1 post tagged “ross=dawson”
There’s a growing shift in the conversation around E2.0 away from the technologies and on to the culture change that will unlock the value of social/networking systems.
You would think that persuading the Board about the merits of a more open, transparent culture isn’t too uphill a task, especially when you consider the alternative and the negative impact on the bottom line. Ross Dawson writes in Trends in the Living Network of networked organisations, in which being more effective at ad-hoc communiation and collaboration underpins organisatinoal performance.
Susan Scrupski's post Corporate Antisocial Behaviour: the Enemy is Us refers to five reasons why projects fail, and notes: "The technologies we had prior to web 2.0 would enable employees to 'speak up.' Email, telephones, even notes passed under the door could have prevented huge cost overruns and errors, but technology – old or new – won’t fix these problems."

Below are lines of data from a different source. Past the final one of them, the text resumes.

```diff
@@ -1939,6 +1988,7 @@
 	w.max_unaligned = col_end - col_begin;
 	w.n_tiles = u32(tb.edge_end.size());
 	w.has_template0 = false;
+	w.has_count_tables = false;
 	if (int const rc = upload_vec(ctx, w.d_edge_begin, tb.edge_begin)) return rc;
 	if (int const rc = upload_vec(ctx, w.d_cross_offsets, tb.cross_offsets)) return rc;
 	if (int const rc = upload_vec(ctx, w.d_cross_edges, tb.cross_edges)) return rc;
@@ -2055,6 +2105,7 @@
 	v.max_unaligned = slots_end;
 	v.n_tiles = tb.n_tiles();
 	v.has_template0 = false;
+	v.has_count_tables = false;
 	set.n_windows = n_windows;
 	set.pitch = pitch;
 	u64 total(0);
@@ -2726,7 +2777,10 @@
 	V2M_HIP_TRY(ctx, ctx->d_ops_counts.ensure(n_rows * sizeof(u32)));
 	v2m::tile_tables const tt{v.d_edge_begin.as<u32>(), v.d_cross_offsets.as<u32>(), v.d_cross_edges.as<u32>()};
 	u64 const *const d_eff(ctx->d_eff.as<u64>() - v.words.restart);
-	{
+	if (count_kernel_streams()) {
+		if (int const rc = count_scan_stream(ctx, n_rows)) return rc;
+	}
+	else {
 		u32 const count_rows(u32(std::min<u64>(n_rows, u64(v2m::kCountRowsMax))));
 		u32 const count_groups(u32((n_rows + count_rows - 1) / count_rows));
 		timed_launch tl(ctx, V2M_KERNEL_UNALIGNED_COUNT);
```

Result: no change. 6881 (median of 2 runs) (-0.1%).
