const U256 *GpuPolyMul::mul_u64_raw(const std::vector<uint64_t> &a, const std::vector<uint64_t> &b) {
  const size_t n = a.size();
  if (ws->polyio.bytes < 2 * n * 8 + 2 * n * 32) throw std::runtime_error("polynomial too long for the prover workspace");
  uint64_t *da = (uint64_t *)ws->polyio.p, *db = da + n;
  Fr *dout = (Fr *)(db + n);
  const U256 *host = ws->host_poly;
  int rc = up(ctx, ws, da, a.data(), n * 8);
  if (!rc) rc = up(ctx, ws, db, b.data(), n * 8);
  if (!rc) rc = zkfhe_witness_poly_mul_u64(ctx, da, db, n, (zkfhe_fr *)dout);
  if (!rc) rc = zkfhe_fr_from_mont(ctx, (const zkfhe_fr *)dout, (zkfhe_fr *)dout, 2 * n - 1);
  if (!rc && ws->host_poly && 2 * n - 1 <= ws->host_poly_len) {
    if (zk_memcpy_async(ctx, ws->host_poly, dout, (2 * n - 1) * 32, hipMemcpyDeviceToHost, ctx->stream) != hipSuccess) rc = ZKFHE_EHIP;
    if (!rc) rc = zkfhe_sync(ctx);
  } else if (!rc) {
    pageable.resize(2 * n - 1);
    host = pageable.data();
    rc = zkfhe_download(ctx, pageable.data(), dout, (2 * n - 1) * 32);
  }
  if (rc) throw std::runtime_error(std::string("GPU poly mul failed: ") + zkfhe_last_error(ctx));
  return host;
}

int up(zkfhe_ctx *ctx, Workspace *ws, void *dst, const void *src, size_t bytes) {
  if (!bytes) return ZKFHE_OK;
  const size_t need = (bytes + 63) & ~(size_t)63;
  if (!ws->ring || ws->ring_off + need > Workspace::RING_BYTES) return zkfhe_upload(ctx, dst, src, bytes);
  uint8_t *slot = ws->ring + ws->ring_off;
  ws->ring_off += need;
  memcpy(slot, src, bytes);
  ZK_HIP(ctx, zk_memcpy_async(ctx, dst, slot, bytes, hipMemcpyHostToDevice, ctx->stream));
  return ZKFHE_OK;
}

int alloc_workspace(zkfhe_ctx *ctx, const CircuitConfig &c, Workspace *ws, int ext_rows) {
  const size_t n = c.n(), ne = (size_t)ext_rows * n, col = n * 32, ecol = ne * 32;
  const size_t n_all = (size_t)c.n_advice() + 3 * c.n_lookup + c.n_chunks() + 1;
  ws->n_all = n_all;
  CK(ws->all_l.alloc(ctx, n_all * col));
  CK(ws->all_ext.alloc(ctx, n_all * ecol));
  {
    size_t o = 0;
    auto take = [&](View &l, View &e, size_t cols) {
      l.p = (char *)ws->all_l.p + o * col;
      e.p = (char *)ws->all_ext.p + o * ecol;
      o += cols;
    };
    take(ws->adv_l, ws->adv_ext, c.n_advice());
    take(ws->la_l, ws->la_ext, c.n_lookup);
    take(ws->ls_l, ws->ls_ext, c.n_lookup);
    take(ws->pz_l, ws->pz_ext, c.n_chunks());
    take(ws->lz_l, ws->lz_ext, c.n_lookup);
    take(ws->inst_l, ws->inst_ext, 1);
  }
  ZK_HIP(ctx, zk_memset_async(ctx, ws->inst_l.p, 0, col, ctx->stream));
  ws->inst_count = 0;
  CK(ws->tmp_c.alloc(ctx, std::max<size_t>(n_all, c.n_perm()) * col));
  {
    const size_t groups = ((size_t)c.n_gate() + 7) / 8 + 1 + 2 + ((size_t)c.n_chunks() + 31) / 32 + ((size_t)c.n_chunks() + 3) / 4 + ((size_t)c.n_lookup + 2) / 3 + 8;
    CK(ws->partials.alloc(ctx, std::max<size_t>(groups * (size_t)ext_rows, 96) * col));
  }
  CK(ws->h_ext.alloc(ctx, 4 * col));
  CK(ws->h_c.alloc(ctx, 4 * col));
  CK(ws->misc.alloc(ctx, 32 * col));
  CK(ws->points.alloc(ctx, std::max<size_t>(n_all, c.n_perm()) * 64 + 64));
  CK(ws->num.alloc(ctx, std::max<size_t>(c.n_chunks(), c.n_lookup) * col));
  CK(ws->den.alloc(ctx, std::max<size_t>(c.n_chunks(), c.n_lookup) * col));
  if ((size_t)c.n_perm() > 4096 || (size_t)c.n_chunks() + c.n_lookup > 4096)
    return zk_fail_msg(ctx, ZKFHE_EINVAL, "configuration too wide for the prover workspace (more than 4096 permutation columns)");
  CK(ws->small.alloc(ctx, 1 << 20));
  const size_t max_items = (size_t)c.n_advice() + c.n_fixed() + 2 + c.n_perm() + c.n_chunks() + 3 * c.n_lookup;
  CK(ws->jobs.alloc(ctx, max_items * sizeof(zkp::EvalJob) + max_items * (sizeof(void *) + 32) + 256));
  CK(ws->evout.alloc(ctx, (max_items + 64) * 4 * 32));
  CK(ws->polyio.alloc(ctx, 4 * c.n() * 32));
  ZK_HIP(ctx, hipHostMalloc((void **)&ws->host_adv, (size_t)c.n_advice() * col, hipHostMallocDefault));
  memset(ws->host_adv, 0, (size_t)c.n_advice() * col);
  ZK_HIP(ctx, hipHostMalloc((void **)&ws->host_blind, std::max<size_t>(2 * c.n_lookup, 2) * col, hipHostMallocDefault));
  return ZKFHE_OK;
}

void free_workspace(Workspace *ws) {
  (void)hipSetDevice(ws->all_l.device);
  for (DevBuf *b : ws->all()) b->release();
  for (void *h : {(void *)ws->host_adv, (void *)ws->host_blind, (void *)ws->host_pool, (void *)ws->host_poly, (void *)ws->host_pts, (void *)ws->ring, (void *)ws->host_rand_pt,
                  (void *)ws->host_early, (void *)ws->host_early_err, (void *)ws->host_out})
    if (h) (void)hipHostFree(h);
  if (ws->ev_pts) (void)hipEventDestroy(ws->ev_pts);
  if (ws->ev_rand) (void)hipEventDestroy(ws->ev_rand);
  if (ws->ev_early) (void)hipEventDestroy(ws->ev_early);
  if (ws->aux) (void)zkfhe_ctx_destroy(ws->aux);
  delete ws;
}

int get_workspace(zkfhe_ctx *ctx, zkfhe_bfv_pk *pk, Workspace **out) {
  std::lock_guard<std::mutex> lock(pk->mu);
  auto it = pk->workspaces.find(ctx->uid);
  if (it == pk->workspaces.end()) {
    Workspace *ws = new Workspace();
    int rc = alloc_workspace(ctx, pk->cfg, ws, pk->ext_rows);
    if (rc) {
      for (DevBuf *b : ws->all()) b->release();
      delete ws;
      return rc;
    }
    it = pk->workspaces.emplace(ctx->uid, ws).first;
  }
  if (it->second->all_l.device != ctx->device) return zk_fail_msg(ctx, ZKFHE_EINVAL, "prover workspace belongs to another device");
  *out = it->second;
  return ZKFHE_OK;
}

int extend_cols(zkfhe_ctx *ctx, zkfhe_bfv_pk *pk, Workspace *ws, const Fr *lagr, size_t count, Fr *ext) {
  if (!count) return ZKFHE_OK;
  const int rows = pk->ext_rows;
  const size_t n = pk->cfg.n();
  const Fr g = mont_u64(COSET_G);
  (void)n;
  return zk_extend_lagrange(ctx, lagr, ws->tmp_c.fr(), ext, count, (int)pk->cfg.k, 2, g, rows);
}

static int build_resident_tables(zkfhe_ctx *ctx, zkfhe_bfv_pk *pk, Workspace *ws) {
  const CircuitConfig &cfg = pk->cfg;
  const size_t n = cfg.n(), cells = (size_t)cfg.n_perm() * n;
  const NttDomain *dom;
  CK(zk_domain(ctx, (int)cfg.k, &dom));
  const size_t R = (size_t)pk->ext_rows;
  CK(pk->fixed_ext.alloc(ctx, (size_t)cfg.n_fixed() * R * n * 32));
  CK(pk->sigma_ext.alloc(ctx, cells * R * 32));
  CK(pk->l_ext.alloc(ctx, 3 * R * n * 32));
  CK(pk->xs_ext.alloc(ctx, R * n * 32));
  CK(extend_cols(ctx, pk, ws, pk->fixed_l.fr(), cfg.n_fixed(), pk->fixed_ext.fr()));
  CK(extend_cols(ctx, pk, ws, pk->sigma_l.fr(), cfg.n_perm(), pk->sigma_ext.fr()));
  {
    std::vector<U256> l(3 * n, fe::zero());
    const size_t u = cfg.u();
    l[0] = fe::one();
    l[n + u] = fe::one();
    for (size_t i = 0; i < u; ++i) l[2 * n + i] = fe::one();
    CK(upload_canon(ctx, ws->misc.fr(), l.data(), 3 * n));
    CK(extend_cols(ctx, pk, ws, ws->misc.fr(), 3, pk->l_ext.fr()));
  }
  {
    const Fr wext = zk_fr_root_of_unity((int)cfg.k + 2);
    Fr shift = mont_u64(COSET_G);
    for (int k1 = 0; k1 < pk->ext_rows; ++k1) {
      zkp::k_powers<<<(unsigned)((n + 255) / 256), 256, 0, ctx->stream>>>(shift, dom->omega, pk->xs_ext.fr() + (size_t)k1 * n, n);
      ZK_LAUNCH_CHECK(ctx);
      shift = shift * wext;
    }
    if (pk->ext_rows == 3) {
      CK(pk->ext3_pw.alloc(ctx, 3 * n * 32));
      Fr gk = mont_u64(COSET_G);
      for (int t = 0; t < 3; ++t) {
        zkp::k_powers<<<(unsigned)((n + 255) / 256), 256, 0, ctx->stream>>>(Fr::one(), fr_inv(gk), pk->ext3_pw.fr() + (size_t)t * n, n);
        ZK_LAUNCH_CHECK(ctx);
        gk = gk * wext;
      }
    }
  }
  return ZKFHE_OK;
}

static U256 vk_digest_of(const zkfhe_bfv_pk *pk) { return vk_digest(pk->cfg, pk->fixed_commit, pk->sigma_commit); }
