+    0xd77d2177u, 0x66809a1bu, 0x6b7b1a7bu, 0x25bd84ceu, 0x3047b692u, 0xde59fdeau, 0x10178af1u, 0x75fb00ddu,
+    0x2d9c33ceu, 0x46556f5cu, 0xbd25de10u, 0x699471c4u, 0x632059cbu, 0x2a6ebf09u, 0x8b8c3be9u, 0xa17b5803u,
+    0x82537744u, 0x8fc747beu, 0x429da700u, 0x790d302du, 0xfdf0055eu, 0x2c41991au, 0xc6bfc0abu, 0x32f3edefu,
+    0x00c17442u, 0xdd611f10u, 0xdfea4fd0u, 0xd8185f9au, 0xa9a3ab1eu, 0xef87139cu, 0xc34ee133u, 0x3ba71336u,
+    0x56b70238u, 0x7d3a455du, 0x30182684u, 0x660d32e1u, 0x48cd1f43u, 0x297a863fu, 0xa751ebb7u, 0x90e0a736u,
+    0x550c4fd3u, 0x549f80ceu, 0x2f38bd64u, 0x0f73b292u, 0xfb7a9c3fu, 0x16bf1f73u, 0x005bec17u, 0x6d1f5a59u,
+    0xfac93576u, 0xe44c4dd5u, 0x3b2bd1b2u, 0xf8f7e333u, 0x323037aeu, 0xa0163b05u, 0xf4470f4du, 0xbf4ca328u,
+    0x8b8e9a00u, 0xd921a411u, 0xfe5258ebu, 0x27e3249cu, 0x6d15c097u, 0xfde2a1cfu, 0x79d9678eu, 0x0ac0af72u,
+    0xc095c779u, 0x9f3cf4e5u, 0xee3c1564u, 0x2e0e9083u, 0x7fa411bbu, 0x9289a92cu, 0x77027cd8u, 0x0f73cfc2u,
+    0xd41b033fu, 0x15f154a2u, 0x29688609u, 0xd1795c6eu, 0x116c6ec1u, 0xf3267319u, 0xad93b9ccu, 0x74ee383cu,
+    0xfcd44819u, 0xca17dcb4u, 0x36869a7eu, 0x28eb017cu, 0xc49a303du, 0xd8c39810u, 0xf4f8d367u, 0x91a5e951u,
+    0x8c856749u, 0xb14f64deu, 0xc32305f1u, 0x0e0f4582u, 0x86f7685au, 0x5def8c2eu, 0xc28f9600u, 0x166054a2u,
+    0xd5d01d33u, 0xe89cd854u, 0x8bb882a2u, 0x5cd377dcu, 0x83eee860u, 0xa7b0fb78u, 0xc392950du, 0x7684403eu,
+    0x4fed3b52u, 0x5fa3f06fu, 0x1bc04831u, 0x8df57ac1u, 0x1e1e1897u, 0x2db01efau, 0xaadb9ca2u, 0x54846de4u,
+    0x5893c784u, 0xba674538u, 0x44d2c75bu, 0x541d4963u, 0x74e687feu, 0xe9096784u, 0xf6c9c2ffu, 0xdfe89923u,
+    0x988250a0u, 0x44e8d81au, 0x533eef9au, 0x1ffad092u, 0xd83ca96fu, 0x9ee8a0f6u, 0x31731243u, 0x1b7c46bau,
+    0xfdbb075au, 0x293fe4c4u, 0xdd6421a8u, 0x43e3a80fu, 0x78f532a1u, 0x73283bebu, 0x91b65e3fu, 0x2b464eeeu,
+    0x6c5b695fu, 0x7ff1958cu, 0x68b16dc6u, 0xcda23fbcu, 0x8e38c9b9u, 0x0f20eeadu, 0xca101142u, 0x0dd0c875u,
+    0x53a3e603u, 0x6fa19061u, 0x14b1b0f2u, 0x2f293617u, 0x86303ee1u, 0xfcb08855u, 0xe4dde9b3u, 0x2e17c5d7u,
+    0x53fe1c65u, 0x58d33908u, 0x47d8dcedu, 0xaebfdda0u, 0xe5747ec6u, 0x675d6c7au, 0xd25def23u, 0x27732879u,
+    0x5ccc86e5u, 0xb8d35c9du, 0x081bafe9u, 0x4fe2afbeu, 0xd78e7686u, 0xfd1e3e36u, 0xf66def9cu, 0xb18169e4u,
+    0xe9a39368u, 0xde122bebu, 0x8f002526u, 0x4d001fd5u, 0x0eb4a9f8u, 0xca663700u, 0x24f91f78u, 0x2f2339d6u,
+    0xc80df518u, 0x6d1a7918u, 0x342308e9u, 0xdf9a4939u, 0xe6c8398cu, 0xebc2151eu, 0xa1116515u, 0x03cc2ba8u,
+    0xe840cf83u, 0xd341d037u, 0x5af4afccu, 0x387cb5d2u, 0x22909e87u, 0xbba2515fu, 0x05f38e47u, 0x7248fe77u,
+    0x5d2e95d9u, 0xa7529fb8u, 0x09220173u, 0xebb9a574u, 0x6e81062eu, 0x7e09244cu, 0xc0436f36u, 0x12961d13u,
+    0x4aaa08e7u, 0xfdc791b7u, 0x099ccd48u, 0xcfd1ca57u, 0x1c6f1649u, 0x096cb583u, 0x4f1c9f28u, 0x731bb56au,
+    0xc2a40de8u, 0xd546b0e4u, 0x798241d9u, 0xbe2350d4u, 0x708b0753u, 0x8e1f04cbu, 0xdb2e7a31u, 0x1537ede4u,
+    0xdbbf9facu, 0x1478d361u, 0xd141875cu, 0x6f02dc07u, 0xd8e556a2u, 0x296a202eu, 0x9bf32ee5u, 0x2afd6799u,
+    0xfa95491du, 0x7acfd96eu, 0x0abb2c6du, 0x6798ba0cu, 0x26c92122u, 0x34c6f57bu, 0xd206b5deu, 0x5736e1bau,
+    0x0056521bu, 0x20057d2au, 0xd0578bd7u, 0x3dea5bd5u, 0x7d4634acu, 0x16e50d89u, 0xb9b7a6e3u, 0x29bff3ecu,
+    0xb62c5246u, 0x0950b3ffu, 0x3a062fa0u, 0xadf244e5u, 0x6458edfdu, 0x3d53248bu, 0xe6a555e2u, 0xda74e741u,
+    0xbc8ee641u, 0xfdd5931fu, 0x5a797889u, 0x2f03a5c0u, 0xdae1b4b7u, 0xcd1ca6bdu, 0x80172046u, 0x0b6d590bu,
+    0x4d8d2226u, 0x666db593u, 0x589c3507u, 0xe20f065fu, 0xd6043f99u, 0xa7a632f9u, 0x783f7861u, 0x26582bd3u,
+};
+}
diff --git a/qp-zk-circuits-rm_amd/csrc/poseidon_fast.h b/qp-zk-circuits-rm_amd/csrc/poseidon_fast.h
--- a/qp-zk-circuits-rm_amd/csrc/poseidon_fast.h
+++ b/qp-zk-circuits-rm_amd/csrc/poseidon_fast.h
@@ -3,6 +3,7 @@
 #include <hip/hip_runtime.h>
 #include "field_nc.h"
 #include "poseidon.h"
+#include "poseidon_dense_consts.h"
 #include "poseidon_partial_consts.h"
 
 namespace pf {
@@ -368,16 +369,86 @@
   s[0] = s0;
 }
 
+
+template <uint32_t C>
+__device__ __forceinline__ void mac_pair(uint64_t &al, uint64_t &ah, uint32_t lo, uint32_t hi) {
+  static_assert(C != 0, "the integer rows have no zero entry");
+  if constexpr (C <= 64)
+    asm("v_mad_u64_u32 %0, vcc, %2, %4, %0\n\tv_mad_u64_u32 %1, vcc, %3, %4, %1"
+        : "+v"(al), "+v"(ah) : "v"(lo), "v"(hi), "i"(C) : "vcc");
+  else
+    asm("v_mad_u64_u32 %0, vcc, %2, %4, %0\n\tv_mad_u64_u32 %1, vcc, %3, %4, %1"
+        : "+v"(al), "+v"(ah) : "v"(lo), "v"(hi), "s"(C) : "vcc");
+}
+
+template <int M, int I, int J = 1>
+__device__ __forceinline__ void dg_lane_terms(uint64_t &al, uint64_t &ah, const uint32_t lo[12], const uint32_t hi[12]) {
+  if constexpr (J < 12) {
+    mac_pair<pfd::POW[((M - 1) * 12 + I) * 11 + J - 1]>(al, ah, lo[J], hi[J]);
+    dg_lane_terms<M, I, J + 1>(al, ah, lo, hi);
+  }
+}
+template <int M, int I, int L>
+__device__ __forceinline__ void dg_x_terms(uint64_t &al, uint64_t &ah, const uint32_t *xl, const uint32_t *xh) {
+  if constexpr (L >= 0) {
+    mac_pair<pfd::COL[(M - 1 - L) * 12 + I]>(al, ah, xl[L], xh[L]);
+    dg_x_terms<M, I, L - 1>(al, ah, xl, xh);
+  }
+}
+template <int T0, int M, int I>
+__device__ __forceinline__ uint64_t dg_row(const uint32_t lo[12], const uint32_t hi[12], const uint32_t *xl,
+                                           const uint32_t *xh) {
+  constexpr uint32_t C0 = pfd::COL[I];
+  static_assert(C0 <= 64, "M's column 0 is inline");
+  constexpr uint64_t kl = pfd::K[((T0 + M - 1) * 12 + I) * 2], kh = pfd::K[((T0 + M - 1) * 12 + I) * 2 + 1];
+  uint64_t al, ah;
+  asm("v_mad_u64_u32 %0, vcc, %2, %4, %5\n\tv_mad_u64_u32 %1, vcc, %3, %4, %6"
+      : "=&v"(al), "=&v"(ah) : "v"(xl[M - 1]), "v"(xh[M - 1]), "i"(C0), "s"(kl), "s"(kh) : "vcc");
+  dg_x_terms<M, I, M - 2>(al, ah, xl, xh);
+  dg_lane_terms<M, I>(al, ah, lo, hi);
+  return reduce_row(al, ah);
+}
+
+template <int T0, int G, int M = 1>
+__device__ __forceinline__ void dg_lane0(const uint32_t lo[12], const uint32_t hi[12], uint32_t *xl, uint32_t *xh) {
+  if constexpr (M < G) {
+    const uint64_t x = sbox(dg_row<T0, M, 0>(lo, hi, xl, xh));
+    xl[M] = lo32(x);
+    xh[M] = hi32(x);
+    dg_lane0<T0, G, M + 1>(lo, hi, xl, xh);
+  }
+}
+template <int T0, int G, int I = 0>
+__device__ __forceinline__ void dg_out(uint64_t s[12], const uint32_t lo[12], const uint32_t hi[12], const uint32_t *xl,
+                                       const uint32_t *xh) {
+  if constexpr (I < 12) {
+    s[I] = dg_row<T0, G, I>(lo, hi, xl, xh);
+    dg_out<T0, G, I + 1>(s, lo, hi, xl, xh);
+  }
+}
+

Whether it is inside or outside the enterprise, one message does not fit all anymore. So should internal communicators use the new web to lead a cultural revolution, or to feed an effort to make the company more open that rides on the coat-tails of another project?
It depends. Assuming you accept the need to change your culture, then a corporate rebranding effort would provide a great opportunity to kick-start what Susan calls 'social process re-engineering'. But rebrandings do not happen often.
For a more likely opportunity, any significant project that requires upfront change management and/or communication input - and to the converted, that would be all of them - could be used by internal communicators as a trojan mouse.
Andrew Keen writes, "We all now know [Web2.0's] technological strengths and weaknesses, its cultural accomplishments and failures, its economic appearance and reality." Lead or feed doesn't matter as long as efforts are made to change people's day-to-day views on the value of effective communication, and corporate communicators should by now have an idea of the what the new we means for them, their role and, crucially, their company culture.